No entanto, o Conselho de Rhondda Cynon Taff aprovou a nova barbearia alegando que ela traria a propriedade de volta ao uso benéfico e resultaria em uma contribuição positiva para o centro comercial mais amplo.

Após as eleições para Senedd no próximo mês, Dan Parry, presidente da Câmara de Comércio de Porth, apelará ao novo governo galês para rever as suas leis de planeamento para proteger os centros das cidades de serem sobrecarregados por um número excessivo de barbeiros, manicures, lojas de vapor e estúdios de tatuagem.

Parry, 26 anos, disse ao Mail: “Eu questionaria como as leis de planeamento podem permitir que tantas empresas ofereçam os mesmos serviços. Precisamos de mais diversidade. Temos muitos salões de cabeleireiro e barbeiros em Porth e a matemática simples não bate certo.

‘É um motivo de preocupação e você ouve as suspeitas das pessoas de que as barbearias são uma fachada para atividades ilegais, mas você não pode provar isso a menos que tenha evidências para apoiá-lo.’

Um barbeiro do Cold Fade cortando o cabelo – uma visão rara no dia em que o Daily Mail realizou sua pesquisa instantânea

Na Porth Barbers, o estilista solteiro de plantão na última quarta-feira ficou mais de duas horas sem um único cliente

Uma pesquisa descobriu que os moradores de Porth sentiam que já havia uma abundância excessiva de certos negócios, “como fast-food, salões de beleza e barbearias”.

Nossa pesquisa instantânea em Porth descobriu que a barbearia Lazaro em Pontypridd Road era mais movimentada porque é popular entre os adolescentes que desejam os estilos mais recentes.

E havia alguns clientes esperando para cortar o cabelo no Yusifs, na Hannah Street.

Mas na barbearia de Porth, o único estilista de plantão na última quarta-feira passou mais de duas horas sem um único cliente.

Um empresário da Hannah Street, que não quis ser identificado, disse: ‘Às vezes há três deles lá sem fazer nada.

‘Eles sentam em volta de uma lareira a gás porque deve ficar frio o dia todo.
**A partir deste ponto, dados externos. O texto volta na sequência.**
def linear_ex(x: torch.Tensor, weight: torch.Tensor, bias: Optional[torch.Tensor] = None, *, scale=None, residual=None,
              mask=None, relu: bool = False, out: Optional[torch.Tensor] = None) -> torch.Tensor:
    x = _rows(x, "x")
    weight = _rows(weight, "weight")
    M, K = x.shape
    N = weight.shape[0]
    if weight.shape[1] != K or K % 4:
        raise ValueError(f"linear_ex: x {tuple(x.shape)} weight {tuple(weight.shape)} (K must be a multiple of 4)")
    bias = _dev(bias, "bias") if bias is not None else None
    scale = _dev(scale, "scale") if scale is not None else None
    residual = _dev(residual, "residual") if residual is not None else None
    mask = _dev(mask, "mask") if mask is not None else None
    for t, name in ((residual, "residual"), (mask, "mask")):
        if t is not None and tuple(t.shape) != (M, N):
            raise ValueError(f"linear_ex: {name} must be [M,N]")
    y = torch.empty((M, N), dtype=torch.float32, device=x.device) if out is None else out
    if tuple(y.shape) != (M, N) or not y.is_contiguous():
        raise ValueError("linear_ex: out must be a contiguous [M,N] tensor")
    with torch.cuda.device(x.device):
        check(_lib.load().locov_gemm_nt_f32_ex(_ptr(x), x.stride(0) if M else K, _ptr(weight), weight.stride(0), _ptr(scale),
                                               _ptr(bias), _ptr(residual), _ptr(mask), _ptr(y), N, M, N, K,
                                               _lib.EPI_RELU if relu else 0, _stream(x)), "locov_gemm_nt_f32_ex")
    return y


def conv3x3_nhwc_ex(x: torch.Tensor, w_packed: torch.Tensor, H: int, W: int, *, scale=None, shift=None, residual=None,
                    mask=None, relu: bool = False, pos_major: bool = False) -> torch.Tensor:
    x = _dev(x, "x")
    w_packed = _dev(w_packed, "w_packed")
    M, Cin = x.shape
    N = w_packed.shape[0]
    if w_packed.shape[1] != 9 * Cin or M % (H * W) != 0:
        raise ValueError("conv3x3_nhwc_ex: inconsistent shapes")
    scale = _dev(scale, "scale") if scale is not None else None
    shift = _dev(shift, "shift") if shift is not None else None
    residual = _dev(residual, "residual") if residual is not None else None
    mask = _dev(mask, "mask") if mask is not None else None
    y = torch.empty((M, N), dtype=torch.float32, device=x.device)
    with torch.cuda.device(x.device):
        check(_lib.load().locov_conv3x3_nhwc_f32_ex(_ptr(x), M // (H * W), H, W, Cin, int(pos_major), _ptr(w_packed), _ptr(scale),
                                                    _ptr(shift), _ptr(residual), _ptr(mask), _ptr(y), N,
                                                    _lib.EPI_RELU if relu else 0, _stream(x)), "locov_conv3x3_nhwc_f32_ex")
    return y


def winograd_conv3x3_ex(x: torch.Tensor, U: torch.Tensor, *, scale=None, shift=None, mask=None, relu: bool = False,
                        roi_major: bool = True, out: Optional[torch.Tensor] = None) -> torch.Tensor:
    x = _dev(x, "x")
    U = _dev(U, "U")
    M, Cin = x.shape
    if U.dim() != 3 or U.shape[0] != 121 or U.shape[2] != Cin or M % 49 != 0:
        raise ValueError("winograd_conv3x3_ex: inconsistent shapes")
    N, R = U.shape[1], M // 49
    scale = _dev(scale, "scale") if scale is not None else None
    shift = _dev(shift, "shift") if shift is not None else None
    mask = _dev(mask, "mask") if mask is not None else None
    if mask is not None and tuple(mask.shape) != (M, N):
        raise ValueError("winograd_conv3x3_ex: mask must be [49*R, N]")
    y = _out(out, (M, N), x, "winograd_conv3x3_ex")
    lib = _lib.load()
    ws = _workspace("wino", x, int(lib.locov_winograd_workspace_bytes(R, Cin, N)))
    flags = (_lib.EPI_RELU if relu else 0) | ((_lib.WINO_OUT_ROI_MAJOR | _lib.WINO_IN_ROI_MAJOR) if roi_major else 0)
    with torch.cuda.device(x.device):
        check(lib.locov_winograd_conv3x3_f32_ex(_ptr(x), R, Cin, _ptr(U), _ptr(scale), _ptr(shift), _ptr(mask), _ptr(y), N, N,
                                                flags, _ptr(ws), ws.numel(), _stream(x)), "locov_winograd_conv3x3_f32_ex")
    return y


def gemm_tn(a: torch.Tensor, b: torch.Tensor, row_scale: Optional[torch.Tensor] = None) -> torch.Tensor:
    a, b = _rows(a, "a"), _rows(b, "b")
    M, N = a.shape
    K = b.shape[1]
    if b.shape[0] != M or N % 4 or K % 4:
        raise ValueError(f"gemm_tn: a {tuple(a.shape)} b {tuple(b.shape)} (N, K must be multiples of 4)")
    row_scale = _dev(row_scale, "row_scale") if row_scale is not None else None
    out = torch.empty((N, K), dtype=torch.float32, device=a.device)
    lib = _lib.load()
    ws = _workspace("tn", a, int(lib.locov_gemm_tn_workspace_bytes(M, N, K, 1)))
    with torch.cuda.device(a.device):
        check(lib.locov_gemm_tn_f32(_ptr(a), a.stride(0) if M else N, 0, _ptr(b), b.stride(0) if M else K, 0, _ptr(out), K, 0,
                                    M, N, K, 1, _ptr(row_scale), _ptr(ws), ws.numel(), _stream(a)), "locov_gemm_tn_f32")
    return out


def winograd_wgrad(x: torch.Tensor, g: torch.Tensor, row_scale: Optional[torch.Tensor] = None,
                   roi_major: bool = True, split: bool = False, v_split: Optional[torch.Tensor] = None) -> torch.Tensor:
    x, g = _dev(x, "x"), _dev(g, "g")
    M, Cin = x.shape
    N = g.shape[1]
    if g.shape[0] != M or M % 49 or Cin % 4 or N % 4:
        raise ValueError("winograd_wgrad: inconsistent shapes")
    R = M // 49
    if v_split is not None and not (split and R > 0 and Cin % 8 == 0 and v_split.is_cuda and v_split.device == x.device
                                    and v_split.numel() * v_split.element_size() >= 121 * R * Cin * 4 and v_split.data_ptr() % 16 == 0):
        raise ValueError("winograd_wgrad: v_split needs the split arithmetic, Cin % 8 == 0 and the forward's workspace of the same x")
    row_scale = _dev(row_scale, "row_scale") if row_scale is not None else None
    dw = torch.empty((N, Cin, 3, 3), dtype=torch.float32, device=x.device)
    lib = _lib.load()
    ws = _workspace("wino_wgrad", x, int(lib.locov_winograd_wgrad_workspace_bytes(R, Cin, N)))
    with torch.cuda.device(x.device):
        if v_split is not None:
            check(lib.locov_winograd_wgrad_f32_split_v(_ptr(v_split), _ptr(g), R, Cin, N, _lib.WINO_IN_ROI_MAJOR if roi_major else 0,
                                                       _ptr(row_scale), _ptr(dw), _ptr(_overflow_word(x)), _ptr(ws), ws.numel(),
                                                       _stream(x)), "locov_winograd_wgrad_f32_split_v")
        elif split and R > 0:
            check(lib.locov_winograd_wgrad_f32_split(_ptr(x), _ptr(g), R, Cin, N, _lib.WINO_IN_ROI_MAJOR if roi_major else 0,
                                                     _ptr(row_scale), _ptr(dw), _ptr(_overflow_word(x)), _ptr(ws), ws.numel(),
                                                     _stream(x)), "locov_winograd_wgrad_f32_split")
        else:
            check(lib.locov_winograd_wgrad_f32(_ptr(x), _ptr(g), R, Cin, N, _lib.WINO_IN_ROI_MAJOR if roi_major else 0,
                                               _ptr(row_scale), _ptr(dw), _ptr(ws), ws.numel(), _stream(x)),
                  "locov_winograd_wgrad_f32")
    return dw


def split_scale_from_amax(x: torch.Tensor, target_log2: float = 13.0) -> torch.Tensor:
    x = _dev(x, "x")
    if x.numel() % 4:
        raise ValueError("split_scale_from_amax: numel must be a multiple of 4")
    out = _scale_slot(x)
    with torch.cuda.device(x.device):
        check(_lib.load().locov_split_scale_from_amax_zeroed(_ptr(x), x.numel(), float(target_log2), _ptr(out), _stream(x)),
              "locov_split_scale_from_amax_zeroed")
    return out


def amax_bound(tensors, muls, slot: Optional[torch.Tensor] = None) -> torch.Tensor:
    ts = [(_dev(t, "tensor"), float(m)) for t, m in zip(tensors, muls) if t is not None and t.numel() > 0]
    if not ts:
        raise ValueError("amax_bound: no tensor")
    if len(ts) > _lib.AMAX_BOUND_MAX or any(t.numel() % 4 for t, _ in ts):
        raise ValueError(f"amax_bound: at most {_lib.AMAX_BOUND_MAX} tensors, numel % 4 == 0")
    if slot is None:
        slot = _scale_slot(ts[0][0], lazy=True)
    ptrs = (ctypes.c_void_p * len(ts))(*[t.data_ptr() for t, _ in ts])
    ns = (ctypes.c_int64 * len(ts))(*[t.numel() for t, _ in ts])
    ms = (ctypes.c_float * len(ts))(*[m for _, m in ts])
    with torch.cuda.device(slot.device):
        check(_lib.load().locov_amax_bound(ptrs, ns, ms, len(ts), _ptr(slot), _stream(slot)), "locov_amax_bound")
    return slot


_SCALE_SLOTS = {}


def _scale_slot(ref: torch.Tensor, lazy: bool = False) -> torch.Tensor:
    key = (ref.device, torch.cuda.current_stream(ref.device).cuda_stream)
    ring = _SCALE_SLOTS.get(key)
    if ring is None:
        ring = _SCALE_SLOTS[key] = [torch.zeros(2048, 4, dtype=torch.float32, device=ref.device), 0, False]
    i = ring[1]
    if i == 0 and ring[2]:
        ring[0].zero_()
        ring[2] = False
    ring[1] = (i + 1) % ring[0].shape[0]
    ring[2] = True
    return ring[0][i]


def scale_slot(ref: torch.Tensor) -> torch.Tensor:
    return _scale_slot(_dev(ref, "ref"), lazy=True)


def linear_split_ex(x: torch.Tensor, weight: SplitWeight, bias: Optional[torch.Tensor] = None, *, scale=None, residual=None,
                    mask=None, relu: bool = False, x_scale: float = 16.0, x_scale_dev: Optional[torch.Tensor] = None,
                    amax_out: Optional[torch.Tensor] = None, out: Optional[torch.Tensor] = None) -> torch.Tensor:
    x = _rows(x, "x")
    wd = _dev(weight.data, "weight")
    M, K = x.shape
    N = wd.shape[0]
    if wd.shape[1] != K or K % 32 or N % 4:
        raise ValueError(f"linear_split_ex: x {tuple(x.shape)} weight {tuple(wd.shape)} (K % 32 == 0, N % 4 == 0)")
    bias = _dev(bias, "bias") if bias is not None else None
    scale = _dev(scale, "scale") if scale is not None else None
    residual = _dev(residual, "residual") if residual is not None else None
    mask = _dev(mask, "mask") if mask is not None else None
    for t_, name in ((residual, "residual"), (mask, "mask")):
        if t_ is not None and tuple(t_.shape) != (M, N):
            raise ValueError(f"linear_split_ex: {name} must be [M,N]")
    y = _out(out, (M, N), x, "linear_split_ex")
    with torch.cuda.device(x.device):
        check(_lib.load().locov_gemm_nt_f32_split_ex(_ptr(x), x.stride(0) if M else K, _ptr(wd), _ptr(scale), _ptr(bias), _ptr(residual),
                                                     _ptr(mask), _ptr(y), N, M, N, K, _lib.EPI_RELU if relu else 0, float(x_scale),
                                                     _ptr(x_scale_dev), weight.scale, _ptr(_overflow_word(x)), _ptr(amax_out), _stream(x)),
              "locov_gemm_nt_f32_split_ex")
    return y


def gemm_tn_split(a: torch.Tensor, b: torch.Tensor, row_scale: Optional[torch.Tensor], a_scale_dev: torch.Tensor,
                  b_scale: float = 16.0, b_is_split: bool = False) -> torch.Tensor:
    a, b = _rows(a, "a"), _rows(b, "b")
    M, N = a.shape
    K = b.shape[1]
    if b.shape[0] != M or N % 4 or K % 4 or M == 0 or (b_is_split and (K % 8 or b.stride(0) % 8)):
        raise ValueError(f"gemm_tn_split: a {tuple(a.shape)} b {tuple(b.shape)} (N, K multiples of 4 -- 8 for a pre-split b --, M > 0)")
    row_scale = _dev(row_scale, "row_scale") if row_scale is not None else None
    out = torch.empty((N, K), dtype=torch.float32, device=a.device)
    lib = _lib.load()
    ws = _workspace("tn", a, int(lib.locov_gemm_tn_workspace_bytes(M, N, K, 1)))
    with torch.cuda.device(a.device):
        fn = lib.locov_gemm_tn_f32_split_b if b_is_split else lib.locov_gemm_tn_f32_split
        check(fn(_ptr(a), a.stride(0), 0, _ptr(b), b.stride(0), 0, _ptr(out), K, 0, M, N, K, 1, _ptr(row_scale),
                 _ptr(a_scale_dev), float(b_scale), _ptr(_overflow_word(a)), _ptr(ws), ws.numel(), _stream(a)),
              "locov_gemm_tn_f32_split_b" if b_is_split else "locov_gemm_tn_f32_split")
    return out


def winograd_conv3x3_split_ex(x: torch.Tensor, U: SplitWeight, *, scale=None, shift=None, mask=None, relu: bool = False,
                              roi_major: bool = True, v_scale: Optional[float] = None,
                              amax_out: Optional[torch.Tensor] = None, out: Optional[torch.Tensor] = None) -> torch.Tensor:
    x = _dev(x, "x")
    Ud = _dev(U.data, "U")
    M, Cin = x.shape
    if Ud.dim() != 3 or Ud.shape[0] != 121 or Ud.shape[2] != Cin or M % 49 != 0:
        raise ValueError("winograd_conv3x3_split_ex: inconsistent shapes")
    N, R = Ud.shape[1], M // 49
    scale = _dev(scale, "scale") if scale is not None else None
    shift = _dev(shift, "shift") if shift is not None else None
    mask = _dev(mask, "mask") if mask is not None else None
    if mask is not None and tuple(mask.shape) != (M, N):
        raise ValueError("winograd_conv3x3_split_ex: mask must be [49*R, N]")
    y = _out(out, (M, N), x, "winograd_conv3x3_split_ex")
    lib = _lib.load()
    ws = _workspace("wino", x, int(lib.locov_winograd_workspace_bytes(R, Cin, N)))
    flags = (_lib.EPI_RELU if relu else 0) | ((_lib.WINO_OUT_ROI_MAJOR | _lib.WINO_IN_ROI_MAJOR) if roi_major else 0)
    with torch.cuda.device(x.device):
        check(lib.locov_winograd_conv3x3_f32_split_ex(_ptr(x), R, Cin, _ptr(Ud), U.scale, float(v_scale or 1.0), int(v_scale is None),
                                                      _ptr(scale), _ptr(shift), _ptr(mask), _ptr(y), N, N, flags, 0.0, _ptr(ws), ws.numel(),
                                                      _ptr(_overflow_word(x)), _ptr(amax_out), _stream(x)), "locov_winograd_conv3x3_f32_split_ex")
    return y


def winograd_scale_slot(x: torch.Tensor, R: int, Cin: int, N: int, wgrad: bool = False) -> torch.Tensor:
    lib = _lib.load()
    if wgrad:
        ws = _workspace("wino_wgrad", x, int(lib.locov_winograd_wgrad_workspace_bytes(R, Cin, N)))
    else:
        ws = _workspace("wino", x, int(lib.locov_winograd_workspace_bytes(R, Cin, N)))
    return ws[ws.numel() - 16:].view(torch.float32)


PREP_KINDS = {"plain": _lib.PREP_PLAIN, "t": _lib.PREP_TRANSPOSE, "col": _lib.PREP_IM2COL, "flip9": _lib.PREP_IM2COL_FLIP,
              "wino": _lib.PREP_WINO, "uflip": _lib.PREP_WINO_FLIP}


def prep_shape(kind: str, w: torch.Tensor) -> Tuple[int, ...]:
    N, C = w.shape[0], w.shape[1]
    return {"plain": (N, C), "t": (C, N), "col": (N, 9 * C), "flip9": (C, 9 * N), "wino": (121, N, C), "uflip": (121, C, N)}[kind]


def res5_weight_prep(jobs) -> None:
    if not jobs:
        return
    lib = _lib.load()
    ref = jobs[0][1]
    for i in range(0, len(jobs), _lib.WEIGHT_PREP_MAX_JOBS):
        chunk = jobs[i:i + _lib.WEIGHT_PREP_MAX_JOBS]
        arr = (_lib.WeightPrepJob * len(chunk))()
        for a, (kind, w, rs, out, scale) in zip(arr, chunk):
            w = _dev(w, "weight")
            if tuple(out.shape) != prep_shape(kind, w) or out.dtype != torch.float32 or not out.is_contiguous() or out.device != w.device:
                raise ValueError(f"res5_weight_prep: out of a {kind!r} job must be a contiguous fp32 {prep_shape(kind, w)} tensor")
            a.w, a.row_scale, a.out = w.data_ptr(), (_dev(rs, "row_scale").data_ptr() if rs is not None else None), out.data_ptr()
            a.scale, a.kind, a.N, a.K = float(scale), PREP_KINDS[kind], int(w.shape[0]), int(w.shape[1])
        with torch.cuda.device(ref.device):
            check(lib.locov_res5_weight_prep(arr, len(chunk), _ptr(_overflow_word(ref)), _stream(ref)), "locov_res5_weight_prep")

Se estivessem de pé, ocupados cortando cabelo o dia todo, gerariam seu próprio calor e se manteriam aquecidos.

‘Mas eles teriam que ter clientes e dificilmente você vê alguém entrando lá.’

O Governo prometeu agora dar aos conselhos novos poderes para bloquear lojas indesejadas em cidades como Porth.
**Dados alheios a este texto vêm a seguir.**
@@ -225,6 +237,7 @@
             sh_st[4][lid] = 0u; sh_st[5][lid] = 0u; sh_st[6][lid] = 0u; sh_st[7][lid] = 0u;
         }
     }
+    cpack::State pack_st = cpack::cp_start();
     uint32_t partition_ix = 0u, rd_ix = 0u, wr_ix = 0u, part_start_ix = 0u, ready_ix = 0u;
 
     auto gather = [&]() -> uint32_t {
@@ -284,7 +297,7 @@
             uint32_t dd0 = cfg->layout.drawdata_base + dm0.scene_offset;
             const uint32_t di = dm0.info_offset;
             const uint32_t draw_flags = info_bin_data.rd(di);
-            const uint4 sc = make_uint4(scene.rd(dd0), scene.rd(dd0 + 1u), scene.rd(dd0 + 2u), scene.rd(dd0 + 3u));
+            const uint4 sc = PACK ? make_uint4(0u, 0u, 0u, 0u) : make_uint4(scene.rd(dd0), scene.rd(dd0 + 1u), scene.rd(dd0 + 2u), scene.rd(dd0 + 3u));
             uint32_t meta = (draw_flags & 1u) != 0u ? CM_EVENODD_INCLUDE : 0u;
             if ((tag & 1u) != 0u) {
                 meta |= CM_CLIP;
@@ -329,14 +342,32 @@
     stage1(gather());
     stage2();
     for (;;) {
-        for (uint32_t i = 0; i < 8u; i++) sh_bitmaps[i][lid] = 0u;
+        if (PACK) {
+            for (uint32_t i = 0; i < 8u; i++) sh_bits[i][lid] = 0ull;
+        } else {
+            for (uint32_t i = 0; i < 8u; i++) sh_bitmaps[i][lid] = 0u;
+        }
         const uint32_t tile_count = n_tile_count;
         uint4 r0 = n_r0, r1 = n_r1, r2 = n_r2;
         uint32_t total_tile_count;
         uint32_t excl_tc = block_excl_scan_u32(tile_count, sh_scan, &total_tile_count);
         sh_tile_count[lid] = excl_tc + tile_count;
         r1.z = excl_tc;
-        sh_r0[lid] = r0; sh_r1[lid] = r1; sh_r2[lid] = r2;
+        sh_r0[lid] = r0; sh_r1[lid] = r1;
+        if (PACK) {
+            const uint32_t nbrush = (r0.x >> CM_NBRUSH_SHIFT) & 7u;
+            const uint64_t b[4] = {__builtin_amdgcn_ballot_w64((r0.x & CM_PATH) != 0u), __builtin_amdgcn_ballot_w64((nbrush & 1u) != 0u),
+                                   __builtin_amdgcn_ballot_w64((nbrush & 2u) != 0u), __builtin_amdgcn_ballot_w64((nbrush & 4u) != 0u)};
+            if ((lid & 63u) == 0u) {
+#pragma unroll
+                for (uint32_t p = 0; p < 4u; p++) {
+                    sh_plane[p][(lid >> 6) * 2u] = (uint32_t)b[p];
+                    sh_plane[p][(lid >> 6) * 2u + 1u] = (uint32_t)(b[p] >> 32);
+                }
+            }
+        } else {
+            sh_r2[lid] = r2;
+        }
         __syncthreads();
         rd_ix += JL_N_TILE;
         const bool has_next = !(rd_ix >= ready_ix && partition_ix >= n_partitions);
@@ -344,8 +375,8 @@
         uint32_t win_e0 = 0u, win_p0 = 0u;
         bool did_stage2 = false;
         for (;;) {
-        uint32_t win_e1 = PAR ? JL_N_TILE : win_e0;
-        for (uint32_t step = 256u; step > 0u && !PAR; step >>= 1)
+        uint32_t win_e1 = NOWIN ? JL_N_TILE : win_e0;
+        for (uint32_t step = 256u; step > 0u && !NOWIN; step >>= 1)
             if (win_e1 + step <= JL_N_TILE && sh_tile_count[win_e1 + step - 1u] - win_p0 <= COARSE_TILE_CACHE) win_e1 += step;
         const uint32_t win_p1 = sh_tile_count[win_e1 - 1u];
         for (uint32_t base = win_p0; base < win_p1; base += COARSE_UNROLL * JL_N_TILE) {
@@ -383,7 +414,7 @@
                 const uint32_t ix = base + u * JL_N_TILE + lid;
                 const uint32_t el_ix = p_el[u];
                 const JlTile tile = p_t[u];
-                if (!PAR) sh_tile_cache[ix - win_p0] = make_uint2((uint32_t)tile.backdrop, tile.segment_count_or_ix);
+                if (!NOWIN) sh_tile_cache[ix - win_p0] = make_uint2((uint32_t)tile.backdrop, tile.segment_count_or_ix);
                 const uint32_t meta = sh_r0[el_ix].x;
                 const bool is_clip = (meta & CM_CLIP) != 0u, is_blend = (meta & CM_BLEND) != 0u;
                 const bool even_odd = (meta & CM_EVENODD_INCLUDE) != 0u;
@@ -392,7 +423,12 @@
                 int32_t absbd = bd < 0 ? (int32_t)(0u - (uint32_t)bd) : bd;
                 bool backdrop_clear = (even_odd ? (absbd & 1) : bd) == 0;
                 bool include_tile = n_segs != 0u || (backdrop_clear == is_clip) || is_blend;
-                if (include_tile) atomicOr(&sh_bitmaps[el_ix / 32u][p_xy[u]], 1u << (el_ix & 31u));
+                if (PACK) {
+                    if (include_tile) atomicOr(&sh_bits[el_ix / 32u][p_xy[u]], (1ull | (n_segs != 0u ? 1ull << 32 : 0ull)) << (el_ix & 31u));
+                    if (n_segs != 0u && (meta & CM_PATH) != 0u) atomicAdd(&sh_segsum[p_xy[u]], n_segs);
+                } else {
+                    if (include_tile) atomicOr(&sh_bitmaps[el_ix / 32u][p_xy[u]], 1u << (el_ix & 31u));
+                }
             }
         }
         if (has_next && !did_stage2) { stage2(); did_stage2 = true; }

Ao revelar os seus planos, os ministros verificaram nomes de lojas de apostas, lojas de vaporização e “barbeiros falsos”.
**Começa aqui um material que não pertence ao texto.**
#ifdef OG_MSM_G2
struct SmAcc {
    uint4* base;
    __device__ __forceinline__ Fq2 ld(int coord) const {
        Fq2 v;
        uint4 a = base[(coord * 4 + 0) * 128], b = base[(coord * 4 + 1) * 128], c = base[(coord * 4 + 2) * 128], d = base[(coord * 4 + 3) * 128];
        v.c0.l[0] = a.x; v.c0.l[1] = a.y; v.c0.l[2] = a.z; v.c0.l[3] = a.w; v.c0.l[4] = b.x; v.c0.l[5] = b.y; v.c0.l[6] = b.z; v.c0.l[7] = b.w;
        v.c1.l[0] = c.x; v.c1.l[1] = c.y; v.c1.l[2] = c.z; v.c1.l[3] = c.w; v.c1.l[4] = d.x; v.c1.l[5] = d.y; v.c1.l[6] = d.z; v.c1.l[7] = d.w;
        return v;
    }
    __device__ __forceinline__ void st(int coord, const Fq2& v) const {
        base[(coord * 4 + 0) * 128] = make_uint4(v.c0.l[0], v.c0.l[1], v.c0.l[2], v.c0.l[3]);
        base[(coord * 4 + 1) * 128] = make_uint4(v.c0.l[4], v.c0.l[5], v.c0.l[6], v.c0.l[7]);
        base[(coord * 4 + 2) * 128] = make_uint4(v.c1.l[0], v.c1.l[1], v.c1.l[2], v.c1.l[3]);
        base[(coord * 4 + 3) * 128] = make_uint4(v.c1.l[4], v.c1.l[5], v.c1.l[6], v.c1.l[7]);
    }
};

__global__ void __launch_bounds__(128, 6) k_bucket_acc_sm(const Affine<Fq2>* __restrict__ table, const uint32_t* __restrict__ sorted,
                                                       const uint32_t* __restrict__ offsets, const uint32_t* __restrict__ counts,
                                                       uint32_t n_keys, uint32_t cap, XYZZ<Fq2>* __restrict__ buckets,
                                                       uint32_t* __restrict__ heavy, const uint32_t* __restrict__ perm) {
    __shared__ uint4 sm_acc[16 * 128];
    uint32_t slot_ = blockIdx.x * blockDim.x + threadIdx.x;
    if (slot_ >= n_keys) return;
    uint32_t key = perm[slot_];
    uint32_t cnt = counts[key], off = offsets[key];
    if (cnt > cap) {
        uint32_t slot = atomicAdd(heavy, 1u);
        heavy[1 + slot] = key;
        buckets[key] = XYZZ<Fq2>::inf();
        return;
    }
    SmAcc A{sm_acc + threadIdx.x};
    bool inf = true;
    uint32_t e = cnt ? sorted[off] : 0;
    for (uint32_t k = 0; k < cnt; k++) {
        uint32_t en = k + 1 < cnt ? sorted[off + k + 1] : 0;
        Affine<Fq2> q = fetch_point(table, e);
        e = en;
        if (q.is_inf()) continue;
        if (inf) { A.st(0, q.x); A.st(1, q.y); A.st(2, Fq2::one()); A.st(3, Fq2::one()); inf = false; continue; }
        Fq2 p = q.x * A.ld(2) - A.ld(0);
        Fq2 r = q.y * A.ld(3) - A.ld(1);
        if (p.is_zero()) {
            if (r.is_zero()) { XYZZ<Fq2> d = XYZZ<Fq2>::dbl_affine(q); A.st(0, d.x); A.st(1, d.y); A.st(2, d.zz); A.st(3, d.zzz); }
            else inf = true;
            continue;
        }
        Fq2 pp = p.sqr();
        A.st(2, A.ld(2) * pp);
        Fq2 ppp = p * pp;
        A.st(3, A.ld(3) * ppp);
        Fq2 q1 = A.ld(0) * pp;
        Fq2 x3 = r.sqr() - ppp - q1.dbl();
        A.st(0, x3);
        Fq2 t = A.ld(1) * ppp;
        A.st(1, r * (q1 - x3) - t);
    }
    buckets[key] = inf ? XYZZ<Fq2>::inf() : XYZZ<Fq2>{A.ld(0), A.ld(1), A.ld(2), A.ld(3)};
}
#endif

template <class F>
__global__ void __launch_bounds__(256) k_heavy_plan(uint32_t* __restrict__ heavy, const uint32_t* __restrict__ counts, uint32_t n_keys, uint32_t seg) {
    __shared__ uint32_t part[256];
    __shared__ uint32_t carry;
    const uint32_t n_heavy = heavy[0];
    uint32_t* seg_base = heavy + 1 + n_keys;
    if (threadIdx.x == 0) carry = 0;
    __syncthreads();
    for (uint32_t base = 0; base < n_heavy; base += 256) {
        uint32_t h = base + threadIdx.x;
        uint32_t v = h < n_heavy ? (counts[heavy[1 + h]] + seg - 1) / seg : 0;
        part[threadIdx.x] = v;
        __syncthreads();
        for (uint32_t d = 1; d < 256; d <<= 1) {
            uint32_t t = threadIdx.x >= d ? part[threadIdx.x - d] : 0;
            __syncthreads();
            part[threadIdx.x] += t;
            __syncthreads();
        }
        if (h < n_heavy) seg_base[h] = carry + part[threadIdx.x] - v;
        __syncthreads();
        if (threadIdx.x == 255) carry += part[255];
        __syncthreads();
    }
    if (threadIdx.x == 0) seg_base[n_heavy] = carry;
}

Steve Reed, o secretário de Habitação, disse que os moradores muitas vezes têm razão em suspeitar.

“Em muitos lugares do país, você verá pessoas relatando que muitos barbeiros se abriram repentinamente e poucas pessoas entrando e cortando o cabelo”, disse ele à LBC na época.

‘Quem sabe o que eles defendem, mas nem o conselho nem a comunidade foram capazes de impedir a sua proliferação, mas agora terão o poder de restringi-los.’

Questionado se pensava que as lojas estavam a ser usadas para actividades criminosas, como tráfico de drogas ou lavagem de dinheiro, ele disse: ‘Bem, sabemos que algumas delas são.

‘Não vou dizer isso sobre todos eles, mas alguns são.

‘O ponto principal é que as comunidades precisam de poder para impedir a sua proliferação onde isso é um problema.’